Я спросил, как поживают его рассказы.
— Их читает Бенеш, — коротко отозвался Копанец и загляделся на девицу в красном, которая ракетой промчалась мимо нас, убегая в танце от преследующего ее партнера, молодого человека, одетого почти вызывающе.
— Это хорошо. Бенеш не такой формалист, как покойный, чуть-чуть ловкости — и можно будет проскользнуть.
Однако же в иерархии ценностей Мастера прокола литература явно не занимала почетного места.
— Нет, ты только посмотри! Нет, ты видишь?! — цеплялся он ко мне, и глаза у него горели. А потом он вдруг опечалился. — Жалко, что я так растолстел. А то тоже бы попрыгал. Слушай, а что если мне подойти к ней и сказать… — В глазах у него появилось мечтательное выражение, но он тут же опомнился, поняв, что воображение завело его слишком далеко, и спросил рассеянно: — Что ты сказал?
— Что мы тебя теперь наконец издадим — раз уж шеф сейчас держит ответ перед Богом.
Красное платье исчезло в толпе танцующих и перестало гипнотизировать Копанеца. Он ухватился за мое упоминание о Боге.
— Да уж, Господь Бог опять выказал себя настоящим Господом. Не так уж часто он это делает. Ты заметил, что в основном умирают хорошие люди?
— Мир жесток, — сказал я. — Однако кончил он оригинально. Поэт, утонувший по пьяни — такого чешская литература еще не знала. Если Дык, конечно, не налакался хорошенько перед своим последним купанием.

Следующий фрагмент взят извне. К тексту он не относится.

template <int CI, int CT, int PT>
__global__ __launch_bounds__(kConvAThreads) void k_conv_a(const ConvArgs a) {
  extern __shared__ float4 lds4[];
  constexpr int TPC = 16 / CI;
  const int tid = threadIdx.x, lane = tid & 63, wave = __builtin_amdgcn_readfirstlane(tid >> 6), j = lane & 15, g = lane >> 4;
  const ConvClass cls = a.cls[0];
  const int ct0 = blockIdx.z * CT;
  const int NP = a.TZI * a.TYI * a.TXI, NU = cls.NU, n_w = NU * CT * 64;

  float4 *tile0 = lds4, *tile1 = lds4 + a.a_slots;
  float4 *wb0 = lds4 + 2 * (size_t)a.a_slots;
  int *tapl = reinterpret_cast<int *>(wb0 + (size_t)a.a_wbufs * n_w);
  for (int i = tid; i < NU * TPC; i += kConvAThreads) tapl[i] = a.tapoff[cls.tap_base + i];
  const int *tp = tapl + (4 * g) / CI;
  const int c4 = ((4 * g) % CI) / 4;

  int bpos[PT];
#pragma unroll
  for (int pt = 0; pt < PT; ++pt) {
    const int tau = wave * PT + pt;
    const int xt = tau % a.TXT, yt = (tau / a.TXT) % a.TY, zt = tau / (a.TXT * a.TY);
    bpos[pt] = ((zt * a.sz) * a.TYI + yt * a.sy) * a.TXI + (xt * 16 + j) * a.sx;
  }

  const int ntiles = a.tilesD * a.tilesH * a.tilesW, per_xcd = (ntiles + 7) >> 3;
  const int xcd = blockIdx.x & 7, wi = blockIdx.x >> 3, nw = gridDim.x >> 3;
  const int t_lo = xcd * per_xcd, t_hi = min(ntiles, t_lo + per_xcd);
  const int my_tiles = t_lo + wi < t_hi ? (t_hi - t_lo - wi + nw - 1) / nw : 0;
  const int n_units = my_tiles * a.npass;
  auto tile_origin = [&](int k, int &pz0, int &py0, int &px0) {
    int b = t_lo + wi + k * nw;
    const int tw = b % a.tilesW;
    b /= a.tilesW;
    pz0 = (b / a.tilesH) * a.TZ; py0 = (b % a.tilesH) * a.TY; px0 = tw * a.TXT * 16;
  };
  auto issue = [&](int unit) {
    const int k = unit / a.npass, p = unit - k * a.npass;
    int pz0, py0, px0;
    tile_origin(k, pz0, py0, px0);
    conv_a_issue<CI, CT>(a, (unit & 1) ? tile1 : tile0, wb0 + (size_t)(p % a.a_wbufs) * n_w, unit < a.npass || a.npass > a.a_wbufs, NP, NU, p, ct0, cls.w_base,
                         pz0 * a.sz - a.pz, py0 * a.sy - a.py, px0 * a.sx - a.px, wave, lane);
  };

  floatx4 acc[CT][PT];
#pragma unroll
  for (int ct = 0; ct < CT; ++ct)
#pragma unroll
    for (int pt = 0; pt < PT; ++pt) acc[ct][pt] = floatx4{0.f, 0.f, 0.f, 0.f};

  float4 scv[CT], biv[CT];
  conv_load_affine<CT>(a, g, ct0, scv, biv);
  if (n_units > 0) issue(0);
  int done_tile = -1;
  for (int i = 0; i < n_units; ++i) {
    conv_a_wait_dma();
    __syncthreads();
#ifndef DR_ABL_NO_STAGE
#ifndef DR_CONV_A_ISSUE_LATE
    const bool early = a.add_mode == 0;
#else
    const bool early = false;
#endif
    if (early && i + 1 < n_units) issue(i + 1);
#endif
#ifdef DR_ABL_NO_EPI
    if (done_tile >= 0 && a.npass < 0) {
#else
    if (done_tile >= 0) {
#endif
      int pz0, py0, px0;
      tile_origin(done_tile, pz0, py0, px0);
      if (a.add_mode) conv_epilogue<CT, PT, true>(a, cls, acc, scv, biv, wave, j, g, ct0, pz0, py0, px0);
      else conv_epilogue<CT, PT, false>(a, cls, acc, scv, biv, wave, j, g, ct0, pz0, py0, px0);
#pragma unroll
      for (int ct = 0; ct < CT; ++ct)
#pragma unroll
        for (int pt = 0; pt < PT; ++pt) acc[ct][pt] = floatx4{0.f, 0.f, 0.f, 0.f};
      done_tile = -1;
    }
#ifndef DR_ABL_NO_STAGE
    if (!early && i + 1 < n_units) issue(i + 1);
#endif
#ifndef DR_ABL_NO_KLOOP
#ifdef DR_NO_NARROW_KLOOP
    if constexpr (false) {
#else
    if constexpr (CT * PT <= 2) {
#endif
      const float4 *tile = (i & 1) ? tile1 : tile0, *wp = wb0 + (size_t)((i % a.npass) % a.a_wbufs) * n_w + lane;
      conv_kloop_narrow<CT, PT>(tp, TPC, NU, acc, [&](int toff, int u, float4 (&av)[CT], float4 (&bv)[PT]) { conv_a_load<CI, CT, PT>(tile, wp, toff, u, c4, bpos, av, bv); });
    } else conv_a_kloop<CI, CT, PT>((i & 1) ? tile1 : tile0, wb0 + (size_t)((i % a.npass) % a.a_wbufs) * n_w, tp, TPC, NU, lane, c4, bpos, acc);
#endif
    if ((i + 1) % a.npass == 0) done_tile = i / a.npass;
  }
  if (done_tile >= 0) {
    int pz0, py0, px0;
    tile_origin(done_tile, pz0, py0, px0);
    conv_epilogue<CT, PT>(a, cls, acc, scv, biv, wave, j, g, ct0, pz0, py0, px0);
  }
}

}
#include "conv_wino.h"
namespace dr {
template <int CI> __host__ __device__ inline int conv_a_unit(int pos, int c4);
}
#include "conv_march.h"
namespace dr {


enum ConvMode { CONV_NORMAL = 0, CONV_XPAIR = 1, CONV_X8 = 2 };

struct ConvLayer {
  int Cin = 0, Cout = 0;
  int kd = 1, kh = 1, kw = 1;
  int sd = 1, sh = 1, sw = 1;
  bool transposed = false;
  int up2 = 0;
  const float *weight = nullptr;
  std::vector<float> scale, bias;
  bool relu = false;
  int out_pad = 0;
};

struct ConvFuse {
  const float *x, *w, *b, *coarse;
  int cin;
};

struct ConvLaunch {
  ConvArgs args;
  int ci, ct, pt, fz = 0;
  int async = 0;
  MarchArgs march{};
  int nup = 0;
  int ncw = 8;
  int bf3 = 0;
  dim3 grid;
  size_t lds_bytes;
  double flops;
};

struct DimTaps {
  std::vector<int> t, off;
  int s = 1, p = 0, om = 1, oo = 0, npos = 0;
  int par = -1;
};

К несчастью, красное платье опять объявилось на горизонте и привлекло к себе внимание Копанеца. А мое внимание привлек человек, который тоже проявлял явный интерес к девице, непристойным образом сотрясающейся в ритме рок-н-ролла. Он очень походил на шпика; вид у него был понурый, а сидел он, полускрывшись за колонной. Копанец вернулся к нашему разговору. Теперь он почему-то поглядывал на меня с ехидцей.
— Даже если Дык и выпил перед тем, как утонуть, последователей у него все равно нет.
— На что ты намекаешь?
Вопреки своему обыкновению он не начал сразу вопить во всю глотку, а посмотрел на мета долгим взглядом.
— Скажи-ка мне, старик, ты ведь его не любил, правда? Просто задницу лизал, да?
— Да.
Я усмехнулся; Копанец тоже.
— Тогда я скажу тебе, что товарищ Прохазка имел честь стать чешским Максвеллом Боденхаймом.[43]
— Кем?
— Ты у нас вроде как поэт, а?
— Это тот американский…
— А то кто же? — отозвался Копанец. Я принялся размышлять. Мне это ровным счетом ничего не говорило. Я понятия не имел о качестве творчества американского поэта, но мне почему-то казалось, что ничего общего с творчеством Эмила Прохазки тут быть не может.
— Думай, думай! — поторопил меня Копанец.
А я только это и делал, но ничего выдумать не мог, разве что проснулись какие-то смутные воспоминания о нескольких стихах из старой антологии, которую я в давние годы своего увлечения литературой взял на время в Американском информационном агентстве — и было это как раз накануне победоносного Февраля, так что возвращать ее я уже туда не пошел. Но, насколько я помнил, творения шефа были тут совершенно ни при чем.